Exploits in Crafting

My resolution for blogging this year is to start using the categories function of the “New Blogger.” Today, I inaugurate the “Exploits in Crafting” tag.

There is an ancient craft for making impermeable fabric. For centuries, when people wanted a thick winter cloak that would protect them from the vagaries of the weather, they’d use felted wool (fluffed and matted raw fleece). Today, any crappy fabric/crafts store sells squares of polyester “felt” in a variety of colors, but this pales in comparison to real wool felt. (When Galadriel offers the parting gift of Friendship Cloaks to the nine members of the Fellowship of the Ring, that was real wool felt.) Many people have jumped on the felting wagon. (Really, what they’re doing is “fulling”—fluffing and matting already knitted fabric). On New Year’s Eve, I decided to give it a shot, myself.

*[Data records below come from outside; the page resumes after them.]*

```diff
@@ -1453,6 +1462,12 @@
   if (lds > smem) return -1;
   { const int e = sln_gemm_init(); if (e) return e; }
   SlnProfScope prof(SLN_FAM_GEMM_TN, flops, st);
+  if (sln_tn_split_launch()) {
+    if (x2) hipLaunchKernelGGL((vae_tail_split_kernel<true>), dim3((unsigned int)blocks + tot), dim3(256), smem, st, dev_probs, dev_meta, (unsigned int)blocks, r, a);
+    else hipLaunchKernelGGL((vae_tail_split_kernel<false>), dim3((unsigned int)blocks + tot), dim3(256), smem, st, dev_probs, dev_meta, (unsigned int)blocks, r, a);
+    SLN_CHECK_LAUNCH();
+    return 0;
+  }
   if (x2) hipLaunchKernelGGL((vae_tail_kernel<true>), dim3((unsigned int)blocks + tot), dim3(256), smem, st, dev_probs, dev_meta, (unsigned int)blocks, r, a);
   else hipLaunchKernelGGL((vae_tail_kernel<false>), dim3((unsigned int)blocks + tot), dim3(256), smem, st, dev_probs, dev_meta, (unsigned int)blocks, r, a);
   SLN_CHECK_LAUNCH();
diff --git a/include/sln_hip.h b/include/sln_hip.h
--- a/include/sln_hip.h
+++ b/include/sln_hip.h
@@ -137,6 +137,9 @@
 int sln_set_store_policy(int bits);
 int sln_get_store_policy(void);
 int sln_parse_store_policy_env(const char* value, int dflt);
+int sln_set_tn_split(int word);
+int sln_get_tn_split(void);
+int sln_parse_tn_split_env(const char* value, int dflt);
 int sln_debug_tn_plan(const int* R, const int* Nout, const int* Kin, int n, int* rows_per_block, int* items, int max_items);
 int sln_debug_tn_plan_mixed(const int* R, const int* Nout, const int* Kin, const int* gathers, int n, int* rows_per_block, int* items,
                             int max_items);
```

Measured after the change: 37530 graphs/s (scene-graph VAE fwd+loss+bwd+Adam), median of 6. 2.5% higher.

You need real wool to start. I had some wool left over from a gift project, so I knitted it into a shape:

Looks like a hat, don't you think?

Fulling involves agitating the natural wool fibers. This rubbing makes the individual fibers mesh and mat together, creating the thickened mass we call “felt.” Hot water helps, too. If you’ve ever put a wool sweater in an agitating washing machine, the resultant shrunken mass is felt (doesn’t make you feel better about ruining that $150 sweater, does it?).

Being the eco-friendly folks that we are, we don’t have a (water-hogging) top-loading agitating washer (the kind with the pole up the center that goes clockwise and counterclockwise, swishing the clothes clean), we have an (efficient) front-loading washer (the kind that goes around and around, swirling the clothes clean). So I needed to find an alternative method to felt my project.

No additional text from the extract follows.